BuddyMoE: Exploiting Expert Redundancy to Accelerate Memory-Constrained Mixture-of-Experts Inference

TL;DR

BuddyMoE addresses the memory bottleneck in inference for large Mixture-of-Experts models by exploiting functional redundancy among experts. It identifies functionally similar 'buddy' experts offline via co-activation analyses and uses a three-metric runtime policy to substitute missing GPU-resident experts with buddies, avoiding costly PCIe transfers. This approach yields substantial throughput gains (up to about 10% in the reported setup) with minimal accuracy degradation, and reduces PCIe bandwidth pressure by avoiding unnecessary data movement. The method enables more practical deployment of memory-hungry MoE models on memory-constrained hardware, providing a robust fallback for prefetch misses and complementing existing offloading and prefetching techniques.

Abstract

Mixture-of-Experts (MoE) architectures scale language models by activating only a subset of specialized expert networks for each input token, thereby reducing the number of floating-point operations. However, the growing size of modern MoE models causes their full parameter sets to exceed GPU memory capacity; for example, Mixtral-8x7B has 45 billion parameters and requires 87 GB of memory even though only 14 billion parameters are used per token. Existing systems alleviate this limitation by offloading inactive experts to CPU memory, but transferring experts across the PCIe interconnect incurs significant latency (about 10 ms). Prefetching heuristics aim to hide this latency by predicting which experts are needed, but prefetch failures introduce significant stalls and amplify inference latency. In the event of a prefetch failure, prior work offers two primary solutions: either fetch the expert on demand, which incurs a long stall due to the PCIe bottleneck, or drop the expert from the computation, which significantly degrades model accuracy. The critical challenge, therefore, is to maintain both high inference speed and model accuracy when prefetching fails.

Figures (9)

• Figure 1: Model size is scaling substantially faster than single-accelerator memory (2017–2025). Left (log) axis: relative model size; right axis: relative device memory, illustrating the widening gap.
• Figure 2: Architectural comparison between a standard Transformer block (a) and a MoE block (b).

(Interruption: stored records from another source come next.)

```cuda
template <int EPI, int SW>
__device__ __forceinline__ void epi_chunk(const GemmArgs& args, float (&v)[32], const float* sb, const float* scs,
                                          float* stg, const TileGeom& tg, const EpiRow& er, const EpiTRows& tr,
                                          float4 (&rp)[8], int col0, int res_next, int lane, float (&ht_acc)[4]) {
  if (args.ln_stats != nullptr) {
    const float4* c4 = reinterpret_cast<const float4*>(scs);
#pragma unroll
    for (int q = 0; q < 8; ++q) {
      const float4 c = c4[q];
      v[4 * q + 0] = fmaf(er.rstd, v[4 * q + 0], -er.rm * c.x);
      v[4 * q + 1] = fmaf(er.rstd, v[4 * q + 1], -er.rm * c.y);
      v[4 * q + 2] = fmaf(er.rstd, v[4 * q + 2], -er.rm * c.z);
      v[4 * q + 3] = fmaf(er.rstd, v[4 * q + 3], -er.rm * c.w);
    }
  }
  {
    const float4* b4 = reinterpret_cast<const float4*>(sb);
#pragma unroll
    for (int q = 0; q < 8; ++q) {
      const float4 b = b4[q];
      v[4 * q + 0] += b.x;
      v[4 * q + 1] += b.y;
      v[4 * q + 2] += b.z;
      v[4 * q + 3] += b.w;
    }
  }
  if (args.act != ACT_NONE) apply_act(v, args.act);

  if constexpr (EPI == EPI_HEADTAIL) {
    const float* wt = args.ht_w + (long long)tg.g * 4 * 128 + col0;
#pragma unroll
    for (int o = 0; o < 4; ++o) {
      const float4* wp = reinterpret_cast<const float4*>(wt + o * 128);
      float acc = ht_acc[o];
#pragma unroll
      for (int q = 0; q < 8; ++q) {
        const float4 t = __ldg(wp + q);
        acc = fmaf(v[4 * q + 0], t.x, acc);
        acc = fmaf(v[4 * q + 1], t.y, acc);
        acc = fmaf(v[4 * q + 2], t.z, acc);
        acc = fmaf(v[4 * q + 3], t.w, acc);
      }
      ht_acc[o] = acc;
    }
    return;
  }

  int role = 0, head = 0, d0 = 0;
  if constexpr (EPI == EPI_QKV) {
    role = args.q_role_base + col0 / args.q_C;
    const int cc = col0 % args.q_C;
    head = cc >> 6;
    d0 = cc & 63;
    const bool is_v = (role == 2 || role == 4);
    if (!is_v && args.q_rope) {
      const int p = (d0 >> 5) ? er.px : er.py;
      const float2* cs = args.q_cs + p * 16;
#pragma unroll
      for (int j = 0; j < 16; ++j) {
        const float2 t2 = __ldg(cs + j);
        const float u = v[j], x = v[j + 16];
        v[j] = u * t2.x - x * t2.y;
        v[j + 16] = x * t2.x + u * t2.y;
      }
    }
    if (role == 0) {
#pragma unroll
      for (int j = 0; j < 32; ++j) v[j] *= args.q_scale;
    }
#pragma unroll
    for (int j = 0; j < 32; ++j) v[j] = to_tf32(v[j]);
    if (is_v) {
      if (er.valid) {
        const int heads = args.q_C >> 6;
        const int bidx = (int)(er.pix / args.q_ntok);
        const int t = (int)(er.pix - (long long)bidx * args.q_ntok);
        const long long gb = (long long)tg.g * args.q_nb + bidx;
        float* op = (role == 2 ? args.vt_out : args.vt2_out) + ((gb * heads + head) * 64 + d0) * (long long)args.q_ntok_pad + t;
#pragma unroll
        for (int j = 0; j < 32; ++j) op[(long long)j * args.q_ntok_pad] = v[j];
      }
      return;
    }
  }

  using S = Stg<SW>;
  const int cq = (lane % S::LPR) * 4;
  const int lr = lane / S::LPR;
  int ocol0 = col0;
  int ps_i = 0, ps_j = 0;
  if constexpr (EPI == EPI_PIXSHUF) {
    const int ij = col0 / args.ps_cout;
    ocol0 = col0 - ij * args.ps_cout;
    ps_i = ij / args.ps_s;
    ps_j = ij - ps_i * args.ps_s;
  }
  float st1[S::NIT], st2[S::NIT];
#pragma unroll
  for (int it = 0; it < S::NIT; ++it) st1[it] = st2[it] = 0.f;
#pragma unroll
  for (int p = 0; p < S::NPASS; ++p) {
    {
      float4* sp = reinterpret_cast<float4*>(stg + lane * S::LD);
#pragma unroll
      for (int q = 0; q < SW / 4; ++q) {
        const int j = p * SW + 4 * q;
        sp[q] = make_float4(v[j], v[j + 1], v[j + 2], v[j + 3]);
      }
    }
    __syncwarp();
    const int ocol = ocol0 + p * SW + cq;
#pragma unroll
    for (int it = 0; it < S::NIT; ++it) {
      const long long key = tr.key[it];
      float4 x = *reinterpret_cast<const float4*>(stg + (it * S::RPI + lr) * S::LD + cq);
      if constexpr (EPI == EPI_QKV) {
        if (key >= 0) {
          float* op = (role == 0 ? args.q_out : role == 1 ? args.k_out : args.k2_out) + key +
                      (long long)head * args.q_ntok * 64 + d0 + p * SW + cq;
          *reinterpret_cast<float4*>(op) = x;
        }
      } else {
        long long orow = key;
        if constexpr (EPI == EPI_PIXSHUF) {
          if (key >= 0) orow = key + (long long)ps_i * (args.W * args.ps_s) + ps_j;
        }
        const bool ok = key >= 0;
        if (ok) {
          if (args.res1 != nullptr) {
            float4 t;
            if constexpr (EPI == EPI_PLAIN) {
              t = rp[p * S::NIT + it];
              if (res_next >= 0) rp[p * S::NIT + it] = ld_f4(args.res1 + orow * args.ldr1 + res_next + p * SW + cq);
// ... 62 lines not shown
```
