@@ -41,13 +90,19 @@
     const int warp = tid >> 5, lane = tid & 31;
     constexpr bool want_lo = LO;
     const int b_bytes = P.bn_cta * 64;
+    const int NP = SP.np;
+    const bool staged = SP.stage_off != 0;
     uint8_t* b_ring = smem + NA * 2 * A_BYTES;
     uint8_t* patch0 = b_ring + NB * 2 * b_bytes;
-    uint64_t* bars = reinterpret_cast<uint64_t*>(patch0 + NP * SP.patch_stride);
+    uint8_t* stage = smem + SP.stage_off;
+    float* bnv = reinterpret_cast<float*>(stage + BM * P.bn_cta * 4);
+    uint64_t* bars = reinterpret_cast<uint64_t*>(smem + SP.bar_off);
     constexpr int NB_A = NA + 2 * NA;
     const uint32_t bar_full0 = smem_u32(bars), bar_empty0 = smem_u32(bars + NA), bar_fullb0 = smem_u32(bars + NB_A),
                    bar_emptyb0 = smem_u32(bars + NB_A + NB), bar_pfull0 = smem_u32(bars + NB_A + 2 * NB),
-                   bar_pempty0 = smem_u32(bars + NB_A + 2 * NB + NP);
+                   bar_pempty0 = smem_u32(bars + NB_A + 2 * NB + NP_MAX),
+                   bar_sready0 = smem_u32(bars + NB_A + 2 * NB + 2 * NP_MAX),
+                   bar_ofull0 = smem_u32(bars + NB_A + 2 * NB + 2 * NP_MAX + 2);
     const int n0 = blockIdx.y * P.bn_cta;
     const int nkb = P.n_kblocks;
     const uint32_t my_rank = SHARE ? cluster_ctarank() : 0u;
@@ -68,6 +123,14 @@
         for (int s = 0; s < NP; ++s) {
             mbar_init(bar_pfull0 + 8 * s, 1);
             mbar_init(bar_pempty0 + 8 * s, NWG);
+        }
+        if (staged) {
+            tma_prefetch_desc(&map_o);
+            if (P.c.res0) tma_prefetch_desc(&map_r);
+            for (int h = 0; h < 2; ++h) {
+                mbar_init(bar_sready0 + 8 * h, 1);
+                mbar_init(bar_ofull0 + 8 * h, 128);
+            }
         }
         fence_barrier_init();
     }
@@ -112,8 +175,8 @@
                     wt[a][b] = __ldg(reinterpret_cast<const float2*>(wp + (size_t)(a * KS + b) * c.Cin));
         };
         if (w < n_own) load_taps(w);
-        for (int j = w; j < n_own; j += NPW) {
-            const int pb_i = j % NP;
+        static_assert(NPW == 1, "the carried patch index steps one K-block per iteration");
+        for (int j = w, pb_i = 0, pu = 0; j < n_own; ++j, pb_i = (pb_i + 1 == NP) ? 0 : pb_i + 1, pu ^= (pb_i == 0)) {
             const uint32_t pfull = bar_pfull0 + 8 * pb_i, pempty = bar_pempty0 + 8 * pb_i;
             const float* pbase = pbase0 + (size_t)pb_i * (SP.patch_stride / 4);
             const int g = SHARE ? 2 * j + (int)my_rank : j;
@@ -138,7 +201,7 @@
                 }
             }
 
-            if (!(DBG & 2)) mbar_wait_relaxed(pfull, (uint32_t)((j / NP) & 1), (DBG & 2048) ? 32u : 0u);
+            if (!(DBG & 2)) mbar_wait_relaxed(pfull, (uint32_t)pu, (DBG & 2048) ? 32u : 0u);
             auto load_row = [&](int r, float2* in) {
 #pragma unroll
                 for (int q = 0; q < NR; ++q) {
@@ -210,8 +273,15 @@
         const uint64_t dbase_b = make_desc64(smem_u32(b_ring));
         const uint32_t sta16 = (2 * A_BYTES) >> 4, stb16 = (uint32_t)(2 * b_bytes) >> 4, alo16 = A_BYTES >> 4,
                        blo16 = (uint32_t)b_bytes >> 4;
-        for (int ti = 0; ti < tiles_mine; ++ti) {
-            const int g0 = ti * nkb;
+        if (staged && P.c.post_scale) {
+            const int i = tid - 32 * WARP_EPI0, col = i % P.bn_cta, co = n0 + col;
+            if (i < 2 * P.bn_cta)
+                bnv[(i < P.bn_cta ? 0 : MAX_BN_CTA) + col] =
+                    co < P.c.Cout ? __ldg((i < P.bn_cta ? P.c.post_scale : P.c.post_shift) + co) : 0.f;
+            asm volatile("bar.sync 6, %0;" ::"n"(128 * R::EPQ) : "memory");
+        }
+        uint32_t ph = 0;
+        for (int t = cta_x(), g0 = 0; t < (int)P.n_mtiles; t += gridDim.x, g0 += nkb, ph ^= 1u) {
             wg_tile<R::MH, SBK / 16, LO>(
                 P.bn_cta, acc, nkb, 0u, alo16, blo16, !(DBG & 64),
                 [&](int kb, uint64_t& da, uint64_t& db) {
@@ -226,7 +296,16 @@
                     wg_release<SHARE>(bar_empty0 + 16 * s + 8 * ((g / NA) & 1), wg, wt, my_rank ^ 1u);
                     if (wt == 0) mbar_arrive(bar_emptyb0 + 8 * (g % NB));
                 });
-            wg_epilogue<R::MH>(P, acc, ((int)blockIdx.x + ti * (int)gridDim.x) * BM + 64 * wg, n0, wt);
+            const int m0 = t * BM + 64 * wg;
+            if (staged) {
+                mbar_wait(bar_sready0 + 8 * wg, ph);
+                sep_epilogue_staged(P, acc, m0, n0, wt, smem_u32(stage) + wg * STAGE_HALF, smem_u32(bnv),
+                                    P.c.res1 && !(DBG & 32));
+                fence_proxy_async();
+                mbar_arrive(bar_ofull0 + 8 * wg);
+            } else {
+                wg_epilogue<R::MH>(P, acc, m0, n0, wt);
+            }
         }
     } else {
         reg_dec<REGS_CTRL>();
@@ -254,6 +333,43 @@
                     }
                 }
             }
+        } else if (warp == WARP_TMA + 1) {
+            if (staged && lane == 0) {
+                const ConvParams& c = P.c;
+                const int nbox = (min(P.bn_cta, c.Cout - n0) + 15) / 16;
+                const bool gio = !(DBG & 32), res = c.res0 && gio;
+                const uint32_t st0 = smem_u32(stage);
+                uint32_t ph = 0;
+                for (int t = cta_x() - (int)gridDim.x; t < (int)P.n_mtiles; t += gridDim.x) {
+#pragma unroll 1
+                    for (int h = 0; h < 2; ++h) {
+                        const uint32_t sh = st0 + h * STAGE_HALF;
+                        if (t >= 0) {
+                            const int mh = t * BM + 64 * h;
+                            mbar_wait(bar_ofull0 + 8 * h, ph);
+                            if (gio && mh < c.M) {
+#pragma unroll 1
+                                for (int b = 0; b < nbox; ++b) tma_store_2d(&map_o, n0 + 16 * b, mh, sh + b * STAGE_BOX);
+                                bulk_commit();
+                            }
+                            bulk_wait_read<0>();
+                        }
+                        const int mn = (t + (int)gridDim.x) * BM + 64 * h;
+                        if (t + (int)gridDim.x < (int)P.n_mtiles) {
+                            const uint32_t bar = bar_sready0 + 8 * h;
+                            if (res && mn < c.M) {
+                                mbar_arrive_expect_tx(bar, (uint32_t)(nbox * STAGE_HALF));
+#pragma unroll 1
+                                for (int b = 0; b < nbox; ++b) tma_load_2d(sh + b * STAGE_BOX, &map_r, n0 + 16 * b, mn, bar);
+                            } else {
+                                mbar_arrive(bar);
+                            }
+                        }
+                    }
+                    if (t >= 0) ph ^= 1u;
+                }
+                bulk_wait<0>();
+            }
         } else if (warp == WARP_PATCH) {
             if (lane == 0 && !(DBG & 2)) {
                 const ConvParams& c = P.c;
@@ -266,17 +382,16 @@
                     nf = grow / c.H;
                     y0 = grow - nf * c.H;
                 };
-                for (int j = 0; j < n_own; ++j) {
+                for (int j = 0, w = 0, u = 0; j < n_own; ++j, w = (w + 1 == NP) ? 0 : w + 1, u ^= (w == 0)) {
                     int kb, nf, y0;
                     coords(j, kb, nf, y0);
-                    const int w = j % NP;
                     const int pfd = (DBG & 1024) ? 2 : (DBG & 4096) ? 4 : (DBG & 8192) ? 9 : 0;
                     if (pfd && j + pfd < n_own) {
                         int kb2, nf2, y2;
                         coords(j + pfd, kb2, nf2, y2);
                         tma_prefetch_4d(&map_x, kb2 * SBK, -PAD, y2 - PAD, nf2);
                     }
-                    mbar_wait_relaxed(bar_pempty0 + 8 * w, (uint32_t)(((j / NP) & 1) ^ 1), (DBG & 2048) ? 64u : 0u);
+                    mbar_wait_relaxed(bar_pempty0 + 8 * w, (uint32_t)(u ^ 1), (DBG & 2048) ? 64u : 0u);
                     const uint32_t pf = bar_pfull0 + 8 * w;
                     mbar_arrive_expect_tx(pf, (uint32_t)SP.patch_bytes);
                     tma_load_4d(smem_u32(patch0 + (size_t)w * SP.patch_stride), &map_x, kb * SBK, -PAD, y0 - PAD, nf, pf);
@@ -345,15 +460,27 @@
     SP.dbg = 0;
     P.dbg = 0;
 #endif
-    const size_t smem = (size_t)NA * 2 * A_BYTES + (size_t)NB * 2 * P.bn_cta * 64 + NP * (size_t)SP.patch_stride + 512;
-    if (smem > 227 * 1024) {
+    auto al = [](const void* q, uintptr_t a) { return (reinterpret_cast<uintptr_t>(q) & (a - 1)) == 0; };
+    const bool staged = al(p.out, 16) && !(p.ldo & 3) && !(p.Cout & 1) &&
+                        (!p.res0 || (al(p.res0, 16) && !(p.ldr0 & 3))) && (!p.res1 || (al(p.res1, 8) && !(p.ldr1 & 1)));
+    const size_t fixed = (size_t)NA * 2 * A_BYTES + (size_t)NB * 2 * P.bn_cta * 64;
+    const size_t stage_bytes = staged ? (size_t)BM * P.bn_cta * 4 + 2 * MAX_BN_CTA * 4 : 0;
+    const size_t budget = 227 * 1024, bar_bytes = 512;
+    const size_t np = fixed + stage_bytes + bar_bytes < budget ? (budget - fixed - stage_bytes - bar_bytes) / SP.patch_stride : 0;
+    SP.np = np < (size_t)NP_MAX ? (int)np : NP_MAX;
+    SP.stage_off = staged ? (int)(fixed + (size_t)SP.np * SP.patch_stride) : 0;
+    SP.bar_off = (int)(fixed + (size_t)SP.np * SP.patch_stride + stage_bytes);
+    const size_t smem = (size_t)SP.bar_off + bar_bytes;
+    if (SP.np < 1 || smem > 227 * 1024) {
         dh_set_error("dh_launch_sep_tma: tile does not fit shared memory");
         return -1;
     }
-    CUtensorMap map_hi, map_lo, map_x;
+    CUtensorMap map_hi, map_lo, map_x, map_o = {}, map_r = {};
     if (!make_map_b64(&map_hi, packed->hi, packed->k, packed->cout_pad, P.bn_cta) ||
         !make_map_b64(&map_lo, packed->lo, packed->k, packed->cout_pad, P.bn_cta) ||
-        !make_map_x(&map_x, p, pc, prr, SP.fn)) {
+        !make_map_x(&map_x, p, pc, prr, SP.fn) ||
+        (staged && !make_map_f32_c16(&map_o, p.out, p.Cout, p.M, p.ldo, BM / 2)) ||
+        (staged && p.res0 && !make_map_f32_c16(&map_r, p.res0, p.Cout, p.M, p.ldr0, BM / 2))) {
         dh_set_error("dh_launch_sep_tma: cuTensorMapEncodeTiled failed");
         return -1;
     }
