## Fuse residual add and LoRA epilogue into chain GEMM, then separate RMSNorm

In decode, the out-projection and MLP down-projection no longer write fp32 partial sums and reduce them in a finish-norm kernel when the chain shape allows it. A new finishing mode of the tiled chain GEMM computes the LoRA x·A product alongside the main MFMA loop and adds LoRA B plus the residual in its epilogue, writing bf16 x in place. A lightweight row-wise RMSNorm kernel then produces xn. This removes the fp32 partial-buffer traffic, at the cost of an extra norm launch and a heavier GEMM epilogue that adds LDS and register pressure.

```diff
diff --git a/dualhyp_amd/_lib.py b/dualhyp_amd/_lib.py
--- a/dualhyp_amd/_lib.py
+++ b/dualhyp_amd/_lib.py
@@ -62,6 +62,8 @@
     "dh_linear_chain_bf16": (I, [P, P, P, P, I, I, I, I, I, P]),
     "dh_linear_partial_pairs_bf16": (I, [P, P, P, P, I, I, I, I, I, P]),
     "dh_finish_norm_bf16": (I, [P, I, I, I, I, I, P, F, P, P, P, P, F, P, P]),
+    "dh_linear_chain_finish_bf16": (I, [P, P, P, P, F, P, I, I, I, I, P]),
+    "dh_norm_finished_bf16": (I, [P, P, P, I, I, F, P, P]),
     "dh_attn_decode_fused_bf16": (I, [P, I, I, I, I, I, P, F, I, I, P, P, P, P, P, P, P, I, I, I, I, P]),
     "dh_attn_verify_fused_bf16": (I, [P, I, I, I, I, I, I, P, F, I, I, P, P, P, P, P, P, P, I, I, I, I, I, P]),
     "dh_attn_prefill_bf16": (I, [P, P, P, P, P, P, P, P, P, I, I, I, I, I, I, P]),
diff --git a/dualhyp_amd/csrc/capi.hip b/dualhyp_amd/csrc/capi.hip
--- a/dualhyp_amd/csrc/capi.hip
+++ b/dualhyp_amd/csrc/capi.hip
@@ -146,6 +146,7 @@
     {42, &g_prefill_wpb, ONE_OF, 0, 2, 4},
     {43, &g_finish_rows_min, RANGE, -1, NO_MAX, 0},
     {44, &g_finish_rpb, RANGE, 0, 64, 0},
+    {45, &g_chain_finish, BOOL, 0, 0, 0},
 };
 
 }
diff --git a/dualhyp_amd/csrc/decode_fused.hip b/dualhyp_amd/csrc/decode_fused.hip
--- a/dualhyp_amd/csrc/decode_fused.hip
+++ b/dualhyp_amd/csrc/decode_fused.hip
@@ -1037,6 +1037,70 @@
     for (int k = 0; k < nrow; k += 2) {
         do_row(pa, pb, k);
         if (k + 1 < nrow) do_row(pb, pa, k + 1);
+    }
+}
+
+template <int MAXC>
+__global__ __launch_bounds__(256) void norm_finished_rows_kernel(const bf16_t* __restrict__ x, const bf16_t* __restrict__ w_norm,
+                                                                 bf16_t* __restrict__ xn_out, int rows, int d, float eps,
+                                                                 const uint8_t* __restrict__ row_tail, int rpb) {
+    __shared__ float sRed[2][4];
+    const int tid = threadIdx.x, lane = tid & 63, wave = tid >> 6;
+    const int row0 = blockIdx.x * rpb, nrow = min(rpb, rows - row0);
+    uint4 wu[MAXC], xc[MAXC], xq[MAXC];
+#pragma unroll
+    for (int i = 0; i < MAXC; ++i) {
+        const int c0 = (tid + i * 256) * 8;
+        wu[i] = xc[i] = xq[i] = make_uint4(0u, 0u, 0u, 0u);
+        if (c0 < d) {
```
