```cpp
#define SC_F_ANY_EOS 1
#define SC_F_BEST_EOS 2
#define SC_F_ALL_EOS 4
// ... 307 lines not shown
            const uint8_t *is_final, int n, int *status);
int sc_push_features(sc_streams *streams, const int *stream_ids, const float *const *feats, const int *n_frames,
                     const uint8_t *is_final, int n, int *status);
int sc_submit(sc_streams *streams, const int *stream_ids, const float *const *pcm, const int *n_samples,
              const uint8_t *is_final, int n);
int sc_poll(sc_streams *streams, int min_done, int max_done, int *done_ids , int *status );
int sc_streams_outstanding(const sc_streams *streams);
int sc_streams_set_encoder_batch(sc_streams *streams, int min_streams);
int sc_streams_set_queue_depth(sc_streams *streams, int depth);
const char *sc_stream_last_error(const sc_streams *streams, int stream);
int sc_get_hyps(sc_streams *streams, int stream, int nbest, int max_len, int32_t *ids, int32_t *xpos, int *lens,
                double *scores, double *score_dec, double *score_ctc);
int sc_get_hyps_batch(sc_streams *streams, const int *stream_ids, int n, int nbest, int max_len, int32_t *ids,
                      int32_t *xpos, int *lens, int *n_hyps, double *scores, double *score_dec, double *score_ctc);
int sc_align_hyps(sc_streams *streams, const int *stream_ids, int n, int nbest, int max_len, int32_t *start,
                  int32_t *end, float *logp_mean, double *path_score, int *status, int *n_hyps);
int sc_align_tokens(sc_streams *streams, int stream, const int32_t *ids, int L, int32_t *start, int32_t *end,
                    float *logp_mean, double *path_score, int *status);
int sc_reset(sc_streams *streams, int stream);
int sc_stream_info(const sc_streams *streams, int stream, sc_stream_info_t *out);
#define SC_KV_POOL_DEFAULT_MAX_GIB 24
int sc_streams_kv_rows(const sc_streams *streams);
int sc_streams_stats(const sc_streams *streams, long *enc_calls, long *dec_steps, long *dec_blocks);
int sc_streams_capture_stats(const sc_streams *streams, long *n_captures, double *seconds);
int sc_streams_set_graphs(sc_streams *streams, int on);
int sc_marker(int id, void *stream);
int sc_streams_host_times(sc_streams *streams, double *launch_s, double *wait_s);
int sc_streams_bucket_times(sc_streams *streams, double *seconds, long *iterations);
long sc_streams_take_xattn_rows(sc_streams *streams);
int sc_streams_take_xattn_rows_by_kernel(sc_streams *streams, long *rows);
int sc_streams_take_attn_counters(sc_streams *streams, long *out );
void *sc_streams_hip_stream(sc_streams *streams);
float *sc_streams_pcm(sc_streams *streams, long *capacity);
int sc_streams_write_pcm(sc_streams *streams, int stream, long offset, const float *host, long n);
long sc_streams_read_pcm_buffer(sc_streams *streams, int stream, float *host, long max_n);
int sc_streams_read_enc(sc_streams *streams, int stream, float *host, int max_frames);
int sc_streams_read_ctc(sc_streams *streams, int stream, float *host, int max_rows);

#ifdef __cplusplus
}
#endif
#endif
```

speechcatcher_amd/_abi.py:

```python
import ctypes as C
import os
import subprocess
from pathlib import Path

HERE = Path(__file__).resolve().parent
LIB_PATH = HERE / "libscasr.so"
CSRC = HERE / "csrc"

c_float_p = C.POINTER(C.c_float)
c_int_p = C.POINTER(C.c_int32)
c_double_p = C.POINTER(C.c_double)
vp = C.c_void_p


class EncLayer(C.Structure):
    _fields_ = [(n, vp) for n in ("ln1_g", "ln1_b", "wqkv", "bqkv", "wo", "bo",
                                  "ln2_g", "ln2_b", "w1", "b1", "w2", "b2", "w1_p", "w2_p",
                                  "wqkv_p", "wo_p", "w1_h", "w2_h", "wqkv_h", "wo_h", "w1_s", "w2_s",
                                  "wqkv_s", "wo_s")]
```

The MoE architecture replaces the single, dense FFN with a pool of experts, only a subset of which are activated per token.
• Figure 3: Overview of the expert prefetching pipeline. While the GPU computes block i, the CPU uses the attention output to predict the required experts for the next block (i+1) and prefetches them. This overlaps I/O with computation to hide latency. A verification step is used to handle prediction mismatches.
• Figure 4: Expert similarity heatmap for a 64-expert MoE model. The intensity represents the functional similarity between expert pairs, with brighter regions indicating higher similarity. The prevalent bright areas demonstrate significant redundancy across experts, suggesting opportunities for expert substitution during cache misses.
• Figure 5: Overview of the buddy expert replacement system. The left panel shows the experts co-activation matrix derived from profiling data, where darker cells indicate higher co-activation frequency between expert pairs. The right panel illustrates the buddy replacing mechanism: (a) offline profiling identifies frequently co-activated experts with functional redundancy, and (b) runtime buddy replacing selectively substitutes GPU-resident experts with their CPU-based buddies based on activation patterns, token sensitivity, and expert distribution. The system dynamically determines replacement decisions through three key metrics (§3.1-§3.3) to minimize memory transfer overhead while maintaining model accuracy.